Aunque criado con dificultades, con los cuidados más delicados, a causa de la debilidad de su salud, le llevaron a las escuelas, una vez que estuvo en estado de aprender. Era por naturaleza dulce y complaciente con los compañeros; y sus sumisión y su obediencia a sus padres y maestros no le desmintieron nunca; su piedad era admirable. Así se repartía sabiamente entre el estudio de las ciencias humanas y el temor de Dios; y en éste, no tuvo otro maestro que la unción de la gracia, que actuaba tan viva y tan suave en su alma; ya que su madre no pudo cuidarse de su educación moral, muy ocupada como estaba con los jóvenes príncipes de la familia real.

El Sr. de la Salle hizo sus estudios de filosofía y teología en el colegio de Lisieux, y luego en la Sorbona bajo el famoso Despériers, en cuya casa se alojaba Se sabe, por testimonios seguros, cómo correspondió a los planes de sus padres por su aplicación al estudio y su buena conducta. No disipó nunca el dinero en juegos y en diversiones, como hacen tantos jóvenes en medio de esta gran ciudad, tan rica en placeres y en medios de corrupción para la juventud; y su profesor tuvo siempre de qué alabarse  por la equidad y la gratitud del joven estudiante. Tenía veinticuatro años cuando se graduó en artes. El acta de renuncia, hecha a su favor, del priorato de Champvant (diócesis de Poitiers) le califica de bachiller en teología. Había recibido la tonsura clerical, a la edad de catorce años, de manos del Sr. Richard Smelatus, obispo de Calcedonia.

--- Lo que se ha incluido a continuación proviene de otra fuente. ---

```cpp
template <int DT, int KT1, bool BATCH>
__global__ void __launch_bounds__(512) nb_eval_fast_kernel(FastArgs a) {
  constexpr int T = 1, NW = 8, DP = 16 * DT;
  constexpr int KS1 = 4 * KT1;
  constexpr bool TWO = KT1 * NB_HT1 * NB_TILE > FAST_REGION;
  constexpr int KA = TWO ? (KT1 + 1) / 2 : KT1;
  constexpr int NT = DT * (DT + 1) / 2;
  constexpr int HEAD = 128;
  constexpr int TAIL = HEAD + NT * NB_TILE;
  constexpr int TC = (2 + 2 * DP + 127) / 128;
  constexpr int ELL_CHUNKS = 1 + 2 * NT + TC;
  static_assert(DP <= HEAD, "centre fits the head");
  static_assert(TAIL + TC * 128 <= FAST_REGION, "ellipsoid block fits a region");
  static_assert(KA * NB_HT1 * NB_TILE <= FAST_REGION, "layer-1 chunk fits");
  constexpr int NA_D = KA * NB_HT1 * NB_TILE;
  constexpr int NB1_D = (KT1 - KA) * NB_HT1 * NB_TILE;
  constexpr int NC_D = FAST_B_DOUBLES;
  extern __shared__ __attribute__((aligned(16))) double lds[];
  auto reg = [&](int i) __attribute__((always_inline)) {
    return lds + (i & 1) * FAST_REGION;
  };

  const int lane = threadIdx.x & 63;
  const int wave = __builtin_amdgcn_readfirstlane(threadIdx.x >> 6);
  const int lg = lane >> 4;
  const bool m_sample = a.sample != 0;
  const double* blob = a.blob;
  const int n_dim = (int)nb_hdr(blob, NB_H_NDIM);
  const int K = (int)nb_hdr(blob, NB_H_K);
  const bool use_cube = nb_hdr(blob, NB_H_USECUBE) != 0;
  const int ks1 = (n_dim + 1 + 3) >> 2;
  const long long net_stride = nb_hdr(blob, NB_H_NET_STRIDE);
  unsigned long long cnt_ell = 0, cnt_mlp = 0;
  long long sup = blockIdx.x;

  struct Pass {
    const double* nb;
    const double* shift;
    int E, b;
    long long base;
    int n_valid;
  };
  int* pp = (int*)(lds + 2 * FAST_REGION);
  long long n_super;
  if constexpr (BATCH) {
    if (wave == 0) {
      int run = 0;
      for (int g0 = 0; g0 < a.n_groups; g0 += 64) {
        const int g = g0 + lane;
        int v = g < a.n_groups ? (a.totals[g] + 127) >> 7 : 0;
#pragma unroll
        for (int d = 1; d < 64; d <<= 1) {
          const int u = __shfl_up(v, d);
          if (lane >= d) v += u;
        }
        if (g < a.n_groups) pp[g + 1] = run + v;
        run += __shfl(v, 63);
      }
      if (lane == 0) pp[0] = 0;
    }
    __syncthreads();
    n_super = pp[a.n_groups];
    if (sup >= n_super) return;
  } else {
    n_super = (a.n + 16 * NW * T - 1) / (16 * NW * T);
  }
  auto pass_of = [&](long long P) __attribute__((always_inline)) {
    Pass ps;
    if constexpr (BATCH) {
      const long long Pc = P < n_super ? P : n_super - 1;
      int lo = 0, hi = a.n_groups;
      while (hi - lo > 1) {
        const int mid = (lo + hi) >> 1;
        if (pp[mid] <= (int)Pc) lo = mid; else hi = mid;
      }
      const int g = __builtin_amdgcn_readfirstlane(lo);
      const FastGroup gd = a.groups[g];
      ps.nb = gd.nb;
      ps.shift = a.recentre != 0 ? gd.shift : nullptr;
      ps.E = gd.E;
      ps.b = gd.b;
      const int s0 = ((int)Pc - __builtin_amdgcn_readfirstlane(pp[g])) << 7;
      ps.base = (long long)g * a.n_pad + s0;
      const int left = a.totals[g] - s0;
      ps.n_valid = P < n_super ? (left < 128 ? left : 128) : 0;
    } else {
      ps.nb = blob + nb_hdr(blob, NB_H_OFF_NEURAL) +
              a.m * nb_hdr(blob, NB_H_NEURAL_STRIDE);
      ps.shift = (a.recentre != 0 && nb_hdr(blob, NB_H_OFF_SHIFT) != 0)
                     ? blob + nb_hdr(blob, NB_H_OFF_SHIFT) : nullptr;
      ps.E = (int)nb_hdr(blob, NB_H_E);
      ps.b = 0;
      ps.base = 0;
      ps.n_valid = 0;
    }
    return ps;
  };
  Pass cur_p = pass_of(sup);

  const double* dma_src = nullptr;
  double* dma_dst = nullptr;
  int dma_c = 0, dma_n = 0;
  bool dma_ell = false;
  auto dma_begin = [&](const double* src, double* dst, int n_doubles)
      __attribute__((always_inline)) {
    dma_src = src; dma_dst = dst; dma_c = wave; dma_n = n_doubles >> 7;
    dma_ell = false;
  };
  auto dma_begin_ell = [&](const double* nb_blk, double* dst)
      __attribute__((always_inline)) {
    dma_src = nb_blk; dma_dst = dst; dma_c = wave;
    dma_n = ELL_CHUNKS;
    dma_ell = true;
  };
  auto dma_one = [&]() __attribute__((always_inline)) {
    int s_off, d_off;
    if (!dma_ell) {
      s_off = d_off = dma_c * 128;
    } else if (dma_c < 1) {
      s_off = 2 + 2 * DP;
      d_off = 0;
    } else if (dma_c < 1 + 2 * NT) {
      const int p = (dma_c - 1) >> 1, half = (dma_c - 1) & 1;
      int ht = 0;
      while ((ht + 1) * (ht + 2) / 2 <= p) ++ht;
      const int kt = p - ht * (ht + 1) / 2;
      s_off = 2 + 3 * DP + (kt * DT + ht) * NB_TILE + half * 128;
      d_off = HEAD + p * NB_TILE + half * 128;
    } else {
      const int i = dma_c - 1 - 2 * NT;
      s_off = nb_ell_block_size(DT) + i * 128;
      d_off = TAIL + i * 128;
    }
    __builtin_amdgcn_global_load_lds(
        (nbf_gptr)(dma_src + s_off + 2 * lane),
        (nbf_lptr)(dma_dst + d_off), 16, 0, 0);
    dma_c += NW;
  };
  auto dma_tick = [&]() __attribute__((always_inline)) {
    if (dma_c < dma_n) dma_one();
  };
  auto dma_flush = [&]() __attribute__((always_inline)) {
    while (dma_c < dma_n) dma_one();
  };

  int q = 0;
  dma_begin_ell(cur_p.nb, reg(0));
  dma_flush();
  long long pt[T];
  bool valid[T];
  double2 xraw[T][2 * DT];
  auto row_of = [&](long long p) __attribute__((always_inline)) {
    return p < a.n ? (a.idx != nullptr ? a.idx[p] : p) : 0ll;
  };
  auto row_in = [&](const Pass& ps, int t) __attribute__((always_inline)) {
    const int slot = (wave * T + t) * 16 + (lane & 15);
    return (long long)a.dense[ps.base + (slot < ps.n_valid ? slot : 0)];
  };
  long long nrow[T];
#pragma unroll
  for (int t = 0; t < T; ++t) {
    pt[t] = ((sup * NW + wave) * T + t) * 16 + (lane & 15);
    valid[t] = pt[t] < a.n;
    if constexpr (BATCH) nrow[t] = row_in(cur_p, t);
    else nrow[t] = row_of(pt[t]);
  }
  load_points_raw<DT, T>(a.x, nrow, n_dim, lane, xraw);

  for (; sup < n_super; sup += gridDim.x) {
    const double* nb_m = cur_p.nb;
    const double* shift = cur_p.shift;
    const int E = cur_p.E;
    const double* nets = nb_m + nb_ell_block_size(DT) + 2 + 2 * DP;
    const Pass next_p = pass_of(sup + gridDim.x);
    int lgp = lg;
    asm volatile("" : "+v"(lgp));
    long long crow[T];
    dma_begin(nets, reg(q ^ 1), NA_D);
    dma_flush();
    asm volatile("s_waitcnt vmcnt(%0)" ::"n"((NA_D / 128 + NW - 1) / NW)
                 : "memory");
    __syncthreads();
    const double* blk = reg(q);
    const double thr = blk[TAIL];

    bool in_cube[T], acc_outer[T], want[T];
    double xin[T][4 * DT];
#pragma unroll
    for (int t = 0; t < T; ++t) {
      pt[t] = ((sup * NW + wave) * T + t) * 16 + (lane & 15);
      in_cube[t] = true;
      if constexpr (BATCH) {
        valid[t] = (wave * T + t) * 16 + (lane & 15) < cur_p.n_valid;
        crow[t] = nrow[t];
        nrow[t] = row_in(next_p, t);
      } else {
        valid[t] = pt[t] < a.n;
        nrow[t] = row_of((((sup + gridDim.x) * NW + wave) * T + t) * 16 +
                         (lane & 15));
      }
    }
    points_from_raw<DT, T>(xraw, valid, n_dim, lgp, xin);
    if (shift != nullptr) {
#pragma unroll
      for (int ks = 0; ks < 4 * DT; ++ks) {
        const double sv = shift[4 * ks + lgp];
        const bool on = shift[DP + 4 * ks + lgp] != 0.0;
#pragma unroll
        for (int t = 0; t < T; ++t) {
          const double v = xin[t][ks] + sv;
          xin[t][ks] = on ? v - floor(v) : xin[t][ks];
        }
      }
    }
    if (m_sample) {
      bool cbad[T];
#pragma unroll
      for (int t = 0; t < T; ++t) cbad[t] = false;
#pragma unroll
      for (int ks = 0; ks < 4 * DT; ++ks) {
        const int f = 8 * (ks >> 1) + 2 * lgp + (ks & 1);
        const bool boxed = use_cube && f < n_dim;
#pragma unroll
        for (int t = 0; t < T; ++t)
          cbad[t] |= boxed && !(xin[t][ks] >= 0.0 && xin[t][ks] < 1.0);
      }
#pragma unroll
      for (int t = 0; t < T; ++t) {
        in_cube[t] = !point_any(cbad[t], lane);
        acc_outer[t] = in_cube[t];
        want[t] = valid[t] && acc_outer[t];
      }
    } else {
#pragma unroll
      for (int t = 0; t < T; ++t) { acc_outer[t] = false; want[t] = valid[t]; }
    }

    double y[T][4 * DT], r2[T];
    bool box_bad[T], inside_e[T], need[T];
    ell_eval_centre<DT, T>(blk, blk + HEAD, n_dim, xin, lane, lgp, y, r2);
#pragma unroll
    for (int t = 0; t < T; ++t) box_bad[t] = false;
    bool wave_mlp = false;
#pragma unroll
    for (int t = 0; t < T; ++t) {
      inside_e[t] = !box_bad[t] && r2[t] < 1.0;
      need[t] = m_sample ? (want[t] && inside_e[t]) : valid[t];
      cnt_ell += __popcll(__ballot(want[t] && lg == 0));
      cnt_mlp += (unsigned long long)E * __popcll(__ballot(need[t] && lg == 0));
      wave_mlp |= need[t];
    }
    wave_mlp = __any(wave_mlp);

    double tin[T][KS1];
    {
      const double* r_mean = blk + TAIL + 2;
      const double* r_isc = r_mean + DP;
#pragma unroll
      for (int ks = 0; ks < KS1; ++ks) {
        const int f = 4 * ks + lgp;
        if (ks < 4 * DT) {
          const double mv = r_mean[f], sv = r_isc[f];
          const double pad = (f == n_dim) ? 1.0 : 0.0;
#pragma unroll
          for (int t = 0; t < T; ++t) {
            const double v = (y[t][ks] - mv) * sv;
            tin[t][ks] = (f < n_dim) ? v : pad;
          }
        } else {
#pragma unroll
          for (int t = 0; t < T; ++t) tin[t][ks] = (f == n_dim) ? 1.0 : 0.0;
        }
      }
    }
    asm volatile("s_waitcnt vmcnt(0)" ::: "memory");
    __syncthreads();
#pragma unroll
    for (int t = 0; t < T; ++t) asm volatile("" : "+v"(nrow[t]));

    double total[T];
#pragma unroll
    for (int t = 0; t < T; ++t) total[t] = 0.0;
    int cur = q ^ 1;

    auto stage_end = [&]() __attribute__((always_inline)) {
      dma_flush();
      asm volatile("s_waitcnt vmcnt(0)" ::: "memory");
      __syncthreads();
      cur ^= 1;
    };
    auto network = [&](int e, auto last_c) __attribute__((always_inline)) {
      constexpr bool LAST = decltype(last_c)::value;
      const double* w_e = nets + e * net_stride;
      double h1[T][4 * NB_HT1];
      if constexpr (TWO) {
        dma_begin(w_e + NA_D, reg(cur ^ 1), NB1_D);
        if (wave_mlp)
          fl_chunk<T, KS1, NB_HT1, 0, 4 * KA, 2>(reg(cur), ks1, tin, lane, h1,
                                                dma_tick);
        stage_end();
        dma_begin(w_e + NA_D + NB1_D, reg(cur ^ 1), NC_D);
        if (wave_mlp) {
          fl_chunk<T, KS1, NB_HT1, 4 * KA, KS1, 1>(reg(cur), ks1, tin, lane,
                                                  h1, dma_tick);
          fl_pad<T, NB_HT1, 25, 0>(h1, lane);
        }
        stage_end();
      } else {
        dma_begin(w_e + NA_D, reg(cur ^ 1), NC_D);
        if (wave_mlp) {
          fl_chunk<T, KS1, NB_HT1, 0, KS1, 1>(reg(cur), ks1, tin, lane, h1,
                                             dma_tick);
          fl_pad<T, NB_HT1, 25, 0>(h1, lane);
        }
        stage_end();
      }
      if constexpr (LAST) {
        load_points_raw<DT, T>(a.x, nrow, n_dim, lane, xraw);
        dma_begin_ell(next_p.nb, reg(cur ^ 1));
      } else {
        dma_begin(nets + (e + 1) * net_stride, reg(cur ^ 1), NA_D);
      }
      if (wave_mlp) {
        const double* w2 = reg(cur);
        const double* w3 = w2 + NB_HT1 * NB_HT2 * NB_TILE;
        const double* w4 = w3 + NB_HT2 * NB_HT3 * NB_TILE;
        double h2[T][4 * NB_HT2], h3[T][4 * NB_HT3], o[T][4];
        double a2[FlFirst<8, NB_HT2>::NA], a3[FlFirst<8, NB_HT3>::NA],
            a4[FlFirst<8, 1>::NA];
        fl_read_first<8, NB_HT2>(w2, lane, a2);
        fl_layer_from<T, 8, 26, 0, NB_HT2, true, 2, 1, 0>(
            w2, 26, h1, lane, h2, a2,
            [&]() __attribute__((always_inline)) {
              fl_read_first<8, NB_HT3>(w3, lane, a3);
            },
            dma_tick);
        fl_pad<T, NB_HT2, 12, 2>(h2, lane);
        fl_layer_from<T, 8, 13, 0, NB_HT3, true, 2, 2, 0>(
            w3, 13, h2, lane, h3, a3,
            [&]() __attribute__((always_inline)) {
              fl_read_first<8, 1>(w4, lane, a4);
            },
            dma_tick);
        fl_pad<T, NB_HT3, 5, 0>(h3, lane);
        fl_layer_from<T, 8, 6, 0, 1, true, 2, 5, 0>(
            w4, 6, h3, lane, o, a4, []() __attribute__((always_inline)) {},
            dma_tick);
#pragma unroll
        for (int t = 0; t < T; ++t) total[t] += o[t][0];
      }
      stage_end();
    };
    for (int e = 0; e + 1 < E; ++e) network(e, std::false_type{});
    network(E - 1, std::true_type{});
    q = cur;

#pragma unroll
    for (int t = 0; t < T; ++t) {
      const double score = __shfl(total[t], lane & 15) / (double)E;
      if constexpr (BATCH) {
        if (valid[t] && lg == 0 && score > thr) {
          a.st[crow[t]] = a.out_mode == 2 ? (unsigned char)3 : (unsigned char)2;
          if (a.out_mode == 1) atomicMin(&a.first[crow[t]], cur_p.b);
        }
      } else if (m_sample) {
        bool ok = inside_e[t];
        if (need[t]) ok = inside_e[t] && (score > thr);
        const unsigned char flags =
            (acc_outer[t] ? 1 : 0) | ((acc_outer[t] && ok) ? 2 : 0);
        if (valid[t] && lg == 0) a.out_u8[pt[t]] = flags;
      } else if (valid[t] && lg == 0) {
        a.out_f64[2 * pt[t]] = r2[t];
        a.out_f64[2 * pt[t] + 1] = score;
      }
    }
    cur_p = next_p;
  }
  if (a.counters != nullptr && lane == 0) {
    atomicAdd(&a.counters[1], cnt_ell);
    atomicAdd(&a.counters[2], cnt_mlp);
  }
}

template <int DT, int KT1, bool BATCH>
int launch_fast_impl(const FastArgs& a, hipStream_t stream) {
  const size_t lds = (size_t)2 * FAST_REGION * sizeof(double) +
                     (BATCH ? (FAST_MAX_GROUPS + 1) * sizeof(int) : 0);
  if (const int rc = nb_allow_lds<nb_eval_fast_kernel<DT, KT1, BATCH>>(lds))
    return rc;
  const long long n_super = (a.n + 127) / 128;
  long long blocks = n_super < 256 ? n_super : 256;
  hipLaunchKernelGGL((nb_eval_fast_kernel<DT, KT1, BATCH>),
                     dim3((unsigned)blocks), dim3(512), lds, stream, a);
  return NB_OK;
}

template <int DT, int KT1>
int launch_fast(const FastArgs& a, hipStream_t stream) {
  return a.groups != nullptr ? launch_fast_impl<DT, KT1, true>(a, stream)
                             : launch_fast_impl<DT, KT1, false>(a, stream);
}

}

bool nb_eval_fast_eligible(int n_dim, int K, int M, int E, bool sample) {
  if (n_dim > 128 || M < 1 || E < 1) return false;
  return !sample || (K <= 1 && M == 1);
}

static int dispatch_fast(const FastArgs& a, int n_dim, hipStream_t stream) {
  const int kt1 = (n_dim + 1 + 15) / 16;
  const int rc = nb_tile_dispatch((n_dim + 15) / 16, [&](auto dt) {
    constexpr int DT = decltype(dt)::value;
    return kt1 == DT ? launch_fast<DT, DT>(a, stream)
                     : launch_fast<DT, DT + 1>(a, stream);
  });
  if (rc != NB_OK) return rc;
  NB_HIP_CHECK(hipGetLastError());
  return NB_OK;
}

int nb_launch_eval_fast(const double* blob_dev, int n_dim, bool sample, int m,
                        int recentre, const double* x, const long long* idx,
                        long long n,
                        unsigned char* out_u8, double* out_f64,
                        unsigned long long seed, unsigned long long offset,
                        hipStream_t stream) {
  if (n <= 0) return NB_OK;
  FastArgs a = {};
  a.blob = blob_dev; a.sample = sample ? 1 : 0; a.x = (const nb_gd*)x; a.n = n;
  a.idx = idx; a.m = m; a.recentre = recentre;
  a.out_u8 = out_u8; a.out_f64 = out_f64; a.seed = seed; a.offset = offset;
  a.counters = nb_eval_counters();
  return dispatch_fast(a, n_dim, stream);
}

int nb_launch_eval_fast_batch(const double* blob0_dev, int n_dim, int recentre,
                              const double* x, const void* groups_dev,
                              int n_groups, const int* totals_dev,
                              const int* dense_dev, long long n_pad,
                              long long n_upper, int out_mode,
                              unsigned char* st, int* first,
                              hipStream_t stream) {
  if (n_upper <= 0 || n_groups <= 0) return NB_OK;
  if (n_groups > FAST_MAX_GROUPS) {
    nb_set_error("nb_launch_eval_fast_batch: %d groups (limit %d)", n_groups,
                 FAST_MAX_GROUPS);
    return NB_ERR_ARG;
  }
  FastArgs a = {};
  a.blob = blob0_dev; a.sample = 0; a.x = (const nb_gd*)x;
  a.n = n_upper + 128ll * n_groups;
  a.recentre = recentre;
  a.counters = nb_eval_counters();
  a.groups = (const FastGroup*)groups_dev; a.n_groups = n_groups;
  a.totals = totals_dev; a.dense = dense_dev; a.n_pad = n_pad;
  a.out_mode = out_mode; a.st = st; a.first = first;
  return dispatch_fast(a, n_dim, stream);
}
```

Before: 2.595 million.

## Keep ellipsoid block resident in LDS and reuse layer-1 region across iterations

For non-batched small-dimension configurations, the kernel now sizes LDS so the ellipsoid block lives in its own resident area, and the first-layer weights stay in a fixed region. This removes the per-iteration re-DMA of the ellipsoid block and the layer-1 chunk plus one barrier per super-iteration. Prologue and epilogue are factored into lambdas, and an optional compile-time stagger mode (off by default) lets half the waves precompute the next prologue. The catch is a larger LDS footprint, which may reduce occupancy, and more code complexity.

```diff
diff --git a/nautilus_amd/csrc/nb_eval_fast.hip b/nautilus_amd/csrc/nb_eval_fast.hip
--- a/nautilus_amd/csrc/nb_eval_fast.hip
+++ b/nautilus_amd/csrc/nb_eval_fast.hip
@@ -106,10 +106,11 @@
   for (int t = 0; t < T; ++t) r2[t] = lane_group_sum(part[t]);
 }
 
-template <int DT, int T>
+template <int DT, int T, int NR>
 __device__ __forceinline__ void load_points_raw(
     const nb_gd* __restrict__ x, const long long (&row_of)[T], int n_dim,
-    int lane, double2 (&raw)[T][2 * DT]) {
+    int lane, double2 (&raw)[T][NR]) {
+  static_assert(NR >= 2 * DT, "a row's slots fit");
   int lg = lane >> 4;
   asm volatile("" : "+v"(lg));
   asm volatile("" : "+s"(x));
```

El Sr. de la Salle habiendo adquirido, en los colegios de la Universidad, la ciencia necesaria al estado eclesiástico entró en el seminario de los Bons-Enfants para examinar con mayor tranquilidad su vocación. Su espíritu penetrante y recto no tardó en sorprenderse por el contraste que existe entre la vida tranquila e inocente de una comunidad bien reglada y esta vida tumultuosa y criminal que se lleva en el siglo corrompido. Su corazón deseó un retiro completo y duradero; y este movimiento interior venía del espíritu de Dios. Un rayo celestial le había mostrado que el mundo está asentado en el mal, y que todo en él es concupiscencia de la carne, concupiscencia de los ojos y orgullo de la vida, y se dijo: «Dios me ha preservado de los grandes crímenes y me da el hambre y la sed de su justicia; todavía no he perdido el testimonio de una buena conciencia; si sigo en el mundo, corro gran riesgo de perder el  alma; se respira en él un aire infecto, trampas numerosas se tienden a mis pasos; y además los bienes del mundo no pueden llenar mi espíritu, siento que necesita a Dios». Luego recordaba las ventajas inapreciables del estado religioso en el que la vida es tan pura, las caídas tan raras, los medios de santificación tan poderosos. Las comunicaciones divinas, la dulce seguridad del corazón, la hora de la muerte y las recompensas del cielo, todo ello producía en su voluntad profundas impresiones. La lucha no fue larga en su corazón, la gracia triunfó casi sin trabajo. Presionado por el Espíritu Santo, vino a San Lázaro, para poner su plan en ejecución. Encontró al difunto  Sr. Vicente, nuestro muy honorable Padre, acompañado del Sr. Portail, su asistente, y le abrió por completo su corazón; después de exponerle las razones que tenía de dejar el mundo, le declaró el deseo de entrar en la Congregación. El Sr. Vicente le preguntó sobre la filosofía, la teología y las señales de su vocación, y quedó satisfecho de sus repuestas.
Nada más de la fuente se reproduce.